Once the transition period is over, access for EU vessels to UK waters will in principle depend on annual negotiations between the two parties. These discussions will also determine the overall amounts of different species that can be caught.
If the access of EU boats to UK waters were to be revoked by the UK, the bloc will have the right to take compensatory action. These include the retaliatory shutdown of EU waters to British vessels and the imposition of tariffs on British fish.
The agreement also links UK access to the EU energy market to access to UK fisheries waters.
The UK has avoided EU demands for cross-retaliatory power to strike other parts of the UK economy if a fish dispute escalates.
Nonetheless, the agreement provides a last-resort “safeguard” option that would allow each party to take emergency action to protect coastal communities, subject to the dispute settlement provisions in the agreement.
The agreement enshrines the principle that Britain is now outside the EU’s common fisheries policy: an independent coastal state, sovereign over its waters.
4. Financial services
The City of London will leave the EU’s single market for financial services at the end of the Brexit transition period on December 31.
Both sides said new market access deals for UK and EU financial services firms should be based on unilateral decisions by Britain and the bloc, rather than being provided for in the trade agreement.
These so-called equivalency decisions involve each party assessing whether the other’s financial services regulation is as stringent as its own.

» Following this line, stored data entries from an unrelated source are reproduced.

template <bool ST, int EPI>
__global__ void __launch_bounds__(TC_THREADS, 1)
k_conv_tc(const __grid_constant__ CUtensorMap tmA, const __grid_constant__ CUtensorMap tmB, const __grid_constant__ CUtensorMap tmO,
          const __grid_constant__ CUtensorMap tmO1, const __grid_constant__ CUtensorMap tmR, const TcParams p) {
    extern __shared__ uint8_t smem_raw[];
    const uint32_t base = smem_base(smem_raw);

    const int warp = __shfl_sync(0xffffffffu, (int)(threadIdx.x >> 5), 0);
    const int lane = threadIdx.x & 31;
    const int w_first = (int)blockIdx.x, w_step = (int)gridDim.x;

    if (warp == TC_PRODUCER_WARP && elect_one()) {
        prefetch_tmap(&tmA);
        prefetch_tmap(&tmB);
        tc_init_ring(p, base);
        if (p.tma_epi) prefetch_tmap(&tmO);
        fence_mbar_init();
    }
    const float *bias_s = reinterpret_cast<const float *>(smem_ptr(base + p.sm.bias));
    const uint32_t *ymask_s = reinterpret_cast<const uint32_t *>(smem_ptr(base + p.sm.ymask));
    const uint32_t stg_base = base + p.sm.stg;
    const uint32_t acc_base = base + p.sm.acc;
    for (int i = threadIdx.x; i < p.nt * p.BN; i += TC_THREADS)
        st_shared_u32(base + p.sm.bias + 4u * (uint32_t)i, __float_as_uint((i < p.n) ? __ldg(p.bias + i) : 0.f));
    if (p.yolo_out) {
        for (int wd = threadIdx.x; wd < p.nt * p.BN / 32; wd += TC_THREADS) {
            uint32_t m = 0;
            for (int j = 0; j < 32; ++j) { const int e = (wd * 32 + j) % p.yolo_per; if (e == 2 || e == 3) m |= 1u << j; }
            st_shared_u32(base + p.sm.ymask + 4u * (uint32_t)wd, m);
        }
    }
    __syncthreads();
    pdl_wait_and_launch();

    if (warp == TC_PRODUCER_WARP) {
        if (elect_one()) tc_produce<ST>(&tmA, &tmB, p, base, w_first, w_step);
    } else {
        const int ew = warp;
        const int wg = ew >> 2;
        TcRing ring;
        long long w_full = 0;
        if (p.bstat) mbar_wait(base + p.sm.bstat_bar, 0);
        auto mainloop = [&](auto kind_c) {
            tc_dispatch<128>(p, [&](auto bn_c, auto kk_c) {
                constexpr TcKind KIND = decltype(kind_c)::value;
                constexpr int BN = decltype(bn_c)::value;
                constexpr int KK = decltype(kk_c)::value;
                using T = typename std::conditional<KIND == TC_S8, uint32_t, float>::type;
                T d[BN / 2];
                tc_mma_loop<KIND, BN, KK, ST>(d, p, base, wg, lane, ring, w_full);
                named_bar_sync(TC_ACC_BAR, 32 * TC_EPI_WARPS);
                acc_store_frag(acc_base, p.acc_pitch, wg * 64, d);
                named_bar_sync(TC_ACC_BAR, 32 * TC_EPI_WARPS);
            });
        };
        auto run_mainloop = [&]() {
            if constexpr (EPI == 2) mainloop(std::integral_constant<TcKind, TC_S8>{});
            else if (p.kind == TC_BF16) mainloop(std::integral_constant<TcKind, TC_BF16>{});
            else mainloop(std::integral_constant<TcKind, TC_TF32>{});
        };

        const int q = ew & 3;
        const int half = ew >> 2;
        const int cbeg = (p.BN >= 64) ? half * (p.BN >> 1) : 0;
        const int cend = (p.BN >= 64) ? cbeg + (p.BN >> 1) : (half == 0 ? p.BN : 0);
        const int r = q * 32 + lane;
        const bool leaky = p.act == ACT_LEAKY;
        const uint32_t taddr = acc_base + 4u * (uint32_t)(r * p.acc_pitch);
        const long long t_begin = ST ? clock64() : 0;
// ... 157 lines not shown
                if (p.kind == TC_XNOR) int_slabs(std::integral_constant<Arith, AR_XNOR>{});
                else if (p.kind == TC_S8_GPU) int_slabs(std::integral_constant<Arith, AR_INT8_GPU>{});
                else if (p.kind == TC_XNOR_GPU) int_slabs(std::integral_constant<Arith, AR_XNOR_GPU>{});
                else if (p.kind == TC_PM1Z_GPU) int_slabs(std::integral_constant<Arith, AR_PM1Z_GPU>{});
                else int_slabs(std::integral_constant<Arith, AR_INT8>{});
            } else {
                for (int f0 = cbeg; f0 < cend; f0 += 64) {
                    if (cend - f0 >= 64) {
                        uint32_t v0[32], v1[32];
                        acc_ld32(taddr + 4u * (uint32_t)f0, v0);
                        acc_ld32(taddr + 4u * (uint32_t)f0 + 128u, v1);
                        finish_f32(v0, f0);
                        finish_f32(v1, f0 + 32);
                    } else {
                        uint32_t v0[32];
                        acc_ld32(taddr + 4u * (uint32_t)f0, v0);
                        finish_f32(v0, f0);
                    }
                }
            }
        }
        if (EPI == 2 && p.tma_epi && q == 0 && lane == 0) tma_store_wait_all();
        if (ST && p.stats && ew == 0 && lane == 0) { tc_stat(p, STAT_CONS_WAIT_FULL) = w_full; tc_stat(p, STAT_CONS_TOTAL) = clock64() - t_begin; }
    }
}

constexpr int TCR_THREADS = 384;
constexpr int TCR_PRODUCER_REGS = 40, TCR_CONSUMER_REGS = 216;
constexpr int TCR_STORE_WARP = 9;
constexpr int TCR_MAX_SLABS = 4;

template <bool ST>
__device__ __forceinline__ void tcr_store(const CUtensorMap *tmO, const CUtensorMap *tmO1, const CUtensorMap *tmR, const TcParams &p,
                                          uint32_t buf, uint32_t stg_full, uint32_t stg_ready, int g, int w_first, int w_step) {
    const int SW = p.tma_epi, BN = p.BN;
    const uint32_t tile = 64u * 2u * (uint32_t)SW;
    const int hx = (p.TW == 128) ? 64 * g : 0, hy = (p.TW == 128) ? 0 : g * (p.TH >> 1);
    long long w_full = 0, w_read = 0;
    auto item = [&](int w, int &n0, int &x, int &y) {
        const TcItem it = tc_item(p, w, BN);
        n0 = it.n0; x = it.x0 + 1 + hx; y = it.J0 + hy;
        if (p.stride2) {
            const int i0 = y / p.PR, i1 = min((y + max(p.TH >> 1, 1) - 1) / p.PR, p.N - 1);
            y = i0 == i1 ? y + i0 + 1 : -1 - y;
        }
        return (min(BN, p.n - n0) + SW - 1) / SW;
    };
    auto store_slab = [&](uint32_t src, int c, int x, int y) {
        if (y >= 0) { tma_store_3d(tmO, src, c, x, y); return; }
        const int J0 = -1 - y;
        int img = J0 / p.PR, oy = J0 - img * p.PR;
        for (int t = 0; t < (p.TH >> 1); ++t) {
            if (img < p.N && oy < p.OH) tma_store_3d(tmO1, src, c, x, J0 + t + img + 1);
            if (++oy == p.PR) { oy = 0; ++img; }
            src += (uint32_t)(p.TW * 2 * SW);
        }
    };
    auto wait_read = [&]() { timed<ST>(w_read, tma_store_wait_read0); };
    auto load_res = [&](int s, int n0, int x, int y) {
        tma_load_3d_hint(buf + (uint32_t)s * tile, tmR, stg_ready, n0 + s * SW, x, y, l2_policy_evict_first());
    };
    if (w_first < p.num_work) {
        if (p.res) {
            int n0, x, y;
            const int ns = item(w_first, n0, x, y);
            mbar_arrive_expect_tx(stg_ready, (uint32_t)ns * tile);
            for (int s = 0; s < ns; ++s) load_res(s, n0, x, y);
        } else mbar_arrive(stg_ready);
    }
    uint32_t phases = 0;
    for (int w = w_first; w < p.num_work; w += w_step) {
        int n0, x, y, n0n = 0, xn = 0, yn = 0;
        const int ns = item(w, n0, x, y);
        const bool next = w + w_step < p.num_work, res_next = next && p.res;
        const int nsn = next ? item(w + w_step, n0n, xn, yn) : 0;
        for (int s = 0; s < ns; ++s) {
            const uint32_t fb = stg_full + 8u * (uint32_t)s;
            timed<ST>(w_full, [&] { mbar_wait(fb, (phases >> s) & 1u); });
            phases ^= 1u << s;
            if (s == 0 && res_next) mbar_arrive_expect_tx(stg_ready, (uint32_t)nsn * tile);
            store_slab(buf + (uint32_t)s * tile, n0 + s * SW, x, y);
            tma_store_commit();
            if (res_next && s < nsn) { wait_read(); load_res(s, n0n, xn, yn); }
        }
        if (res_next) {
            for (int s = ns; s < nsn; ++s) { wait_read(); load_res(s, n0n, xn, yn); }
        } else if (next) {
            wait_read();
            mbar_arrive(stg_ready);
        }
    }
    tma_store_wait_all();
    if (ST && p.stats && g == 0) { tc_stat(p, STAT_STORE_WAIT_FULL) = w_full; tc_stat(p, STAT_STORE_WAIT_READ) = w_read; }
}

template <bool ST>
__global__ void __launch_bounds__(TCR_THREADS, 1)
k_conv_tc_reg(const __grid_constant__ CUtensorMap tmA, const __grid_constant__ CUtensorMap tmB, const __grid_constant__ CUtensorMap tmO,
              const __grid_constant__ CUtensorMap tmO1, const __grid_constant__ CUtensorMap tmR, const TcParams p) {
    extern __shared__ uint8_t smem_raw[];
    const uint32_t base = smem_base(smem_raw);
    auto stg_full = [&](int g, int s) { return base + p.sm.stg_full + 8u * (uint32_t)(g * TCR_MAX_SLABS + s); };
    auto stg_ready = [&](int g) { return base + p.sm.stg_ready + 8u * (uint32_t)g; };
    float *bias_s = reinterpret_cast<float *>(smem_ptr(base + p.sm.bias));
    const uint32_t stg_base = base + p.sm.stg;

    const int warp = __shfl_sync(0xffffffffu, (int)(threadIdx.x >> 5), 0);
    const int lane = threadIdx.x & 31;
    const int wg = warp >> 2;
    const int w_first = (int)blockIdx.x, w_step = (int)gridDim.x;
    const bool epi_mem = !(p.dbg & 4);

    if (warp == TC_PRODUCER_WARP && elect_one()) {
        prefetch_tmap(&tmA);
        prefetch_tmap(&tmB);
        prefetch_tmap(&tmO);
        if (p.stride2) prefetch_tmap(&tmO1);
        if (p.res) prefetch_tmap(&tmR);
        tc_init_ring(p, base);
        for (int g = 0; g < 2; ++g) {
            for (int s = 0; s < TCR_MAX_SLABS; ++s) mbar_init(stg_full(g, s), 4);
            mbar_init(stg_ready(g), 1);
        }
        fence_mbar_init();
    }
    for (int i = threadIdx.x; i < p.nt * p.BN; i += TCR_THREADS) bias_s[i] = (i < p.n) ? __ldg(p.bias + i) : 0.f;
    __syncthreads();
    pdl_wait_and_launch();

    if (wg == 2) {
        asm volatile("setmaxnreg.dec.sync.aligned.u32 %0;" ::"n"(TCR_PRODUCER_REGS));
        if (warp == TC_PRODUCER_WARP) {
            if (elect_one()) tc_produce<ST>(&tmA, &tmB, p, base, w_first, w_step);
        } else if (warp < TCR_STORE_WARP + 2 && epi_mem) {
            const int g = warp - TCR_STORE_WARP;
            if (elect_one()) tcr_store<ST>(&tmO, &tmO1, &tmR, p, stg_base + (uint32_t)g * 128u * (uint32_t)p.BN, stg_full(g, 0), stg_ready(g), g, w_first, w_step);
        }
        return;
    }
    asm volatile("setmaxnreg.inc.sync.aligned.u32 %0;" ::"n"(TCR_CONSUMER_REGS));

    const int rl = 16 * (warp & 3) + (lane >> 2), cq = 2 * (lane & 3);
    const bool leaky = p.act == ACT_LEAKY, leaky2 = p.act2 == ACT_LEAKY;
    const bool has_res = p.res != nullptr;
    TcRing ring;
    uint32_t stg_phase = 0;
    long long w_full = 0, w_ready = 0; const long long t_begin = ST ? clock64() : 0;
    if (p.bstat) mbar_wait(base + p.sm.bstat_bar, 0);

    tc_dispatch<256>(p, [&](auto bn_c, auto kk_c) {
        constexpr int BN = decltype(bn_c)::value;
        constexpr int KK = decltype(kk_c)::value;
        constexpr int SW = BN >= 64 ? 64 : 32;
        constexpr uint32_t ROWB = SW * 2, TILE = 64u * ROWB;
        const uint32_t buf = stg_base + (uint32_t)wg * (uint32_t)(BN / SW) * TILE;
        auto slab_off = [&](int row, int c) -> uint32_t {
            const int sw = (SW == 64) ? (row & 7) : ((row >> 1) & 3);
            return (uint32_t)row * ROWB + ((uint32_t)(c ^ sw) << 4) + 2u * (uint32_t)cq;
        };
        for (int w = w_first; w < p.num_work; w += w_step) {
            float d[BN / 2];
            tc_mma_loop<TC_BF16, BN, KK, ST>(d, p, base, wg, lane, ring, w_full);
            if (!epi_mem) continue;
            const TcItem it = tc_item(p, w, BN);
            const int n0 = it.n0;
            bool valid[2];
#pragma unroll
            for (int h = 0; h < 2; ++h)
                valid[h] = tc_pixel(p, it, 64 * wg + rl + 8 * h).valid(p);
            const int nslab = (min(BN, p.n - n0) + SW - 1) / SW;
            long long dt = 0;
            timed<ST>(dt, [&] { mbar_wait(stg_ready(wg), stg_phase); });
            if (w != w_first) w_ready += dt;
            else if (ST && p.stats && warp == 0 && lane == 0) tc_stat(p, STAT_CONS_FIRST_READY) = dt;
            stg_phase ^= 1u;
#pragma unroll
            for (int s = 0; s < BN / SW; ++s) {
                if (s >= nslab) break;
                const uint32_t slab = buf + (uint32_t)s * TILE;
#pragma unroll
                for (int jj = 0; jj < SW / 8; ++jj) {
                    const int j = s * (SW / 8) + jj;
                    const float2 b = *reinterpret_cast<const float2 *>(bias_s + n0 + 8 * j + cq);
#pragma unroll
                    for (int e = 0; e < 4; ++e) {
                        const float a = d[4 * j + e] + ((e & 1) ? b.y : b.x);
                        d[4 * j + e] = leaky ? fmaxf(a, 0.1f * a) : a;
                    }
                }
                if (has_res) {
                    uint32_t u[SW / 8][2];
#pragma unroll
                    for (int jj = 0; jj < SW / 8; ++jj)
#pragma unroll
                        for (int h = 0; h < 2; ++h)
                            asm volatile("ld.shared.b32 %0, [%1];" : "=r"(u[jj][h]) : "r"(slab + slab_off(rl + 8 * h, jj)));
#pragma unroll
                    for (int jj = 0; jj < SW / 8; ++jj) {
                        const int j = s * (SW / 8) + jj;
#pragma unroll
                        for (int h = 0; h < 2; ++h) {
                            float a = d[4 * j + 2 * h] + __uint_as_float(u[jj][h] << 16);
                            float c = d[4 * j + 2 * h + 1] + __uint_as_float(u[jj][h] & 0xffff0000u);
                            if (leaky2) { a = fmaxf(a, 0.1f * a); c = fmaxf(c, 0.1f * c); }
                            d[4 * j + 2 * h] = a; d[4 * j + 2 * h + 1] = c;
                        }
                    }
                }
#pragma unroll
                for (int jj = 0; jj < SW / 8; ++jj) {
                    const int j = s * (SW / 8) + jj;
#pragma unroll
                    for (int h = 0; h < 2; ++h) {
                        const uint32_t o = valid[h] ? pack_bf16x2(d[4 * j + 2 * h], d[4 * j + 2 * h + 1]) : 0u;
                        asm volatile("st.shared.b32 [%0], %1;" ::"r"(slab + slab_off(rl + 8 * h, jj)), "r"(o));
                    }
                }
                asm volatile("fence.proxy.async.shared::cta;" ::: "memory");
                __syncwarp();
                if (lane == 0) mbar_arrive(stg_full(wg, s));
            }
        }
    });
    if (ST && p.stats && warp == 0 && lane == 0) {
        tc_stat(p, STAT_CONS_WAIT_FULL) = w_full; tc_stat(p, STAT_CONS_WAIT_READY) = w_ready;
        tc_stat(p, STAT_CONS_TOTAL) = clock64() - t_begin;
    }
}

struct StemTcP {
    const float *in;
    const unsigned char *in8;
    char *out; int out_ldc;
    const __nv_bfloat16 *w;
    const float *bias;
    int N, H, W, OHp, OWp, nf, act;
    long npix;
    int ntiles;
    const __nv_bfloat16 *w1;
    const float *bias1;
    int act1, OH, OW, xt, yt;
};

Banks and traders have recognized that the proposed system is more piecemeal than existing agreements and less stable. The EU did not announce new equivalency decisions on UK access to EU markets alongside the trade deal on Thursday, leading to uncertainty in key areas including trade stocks and derivatives.
The two parties plan to establish a regulatory dialogue on financial services based on a separate memorandum of understanding.
Ending the free movement of EU nationals in the UK has been identified by the UK government as one of the benefits of Brexit © Oli Scarff / Getty Images
5. Migration
Current British and European expats have their rights protected by the UK’s 2019 Withdrawal Agreement with the bloc, but big changes in migration agreements will come into effect on January 1.
The British will no longer enjoy European freedom of movement: the right to travel to any EU member state and seek to work and live there on the same basis as the citizens of the country.
Instead, the British will rely on a visa waiver program to travel to the EU for short stays, and member states’ national rules on the right to work.
Ending the free movement of EU nationals to the UK has been identified by the UK government as one of the benefits of Brexit, allowing the country to design a new immigration system.
6. Security
The EU and UK have made efforts to stress the importance of continued cooperation in the fight against terrorism and organized crime, although discussions in this area have been complicated by Britain’s determination to escape the jurisdiction of the ECJ.
But before the deal was finalized, EU chief negotiator Michel Barnier confirmed that the parties had found ways to maintain “close cooperation” on critical issues, including the work of countermeasures agencies. the crime of the Europol and Eurojust bloc, and the division of criminals. DNA data.
Brussels said the agreement “builds new operational capabilities, taking into account that the UK, as a non-EU member. . . will no longer have the same facilities as before ”.
The agreement establishes that security cooperation can be suspended if the UK breaks with the European Convention on Human Rights.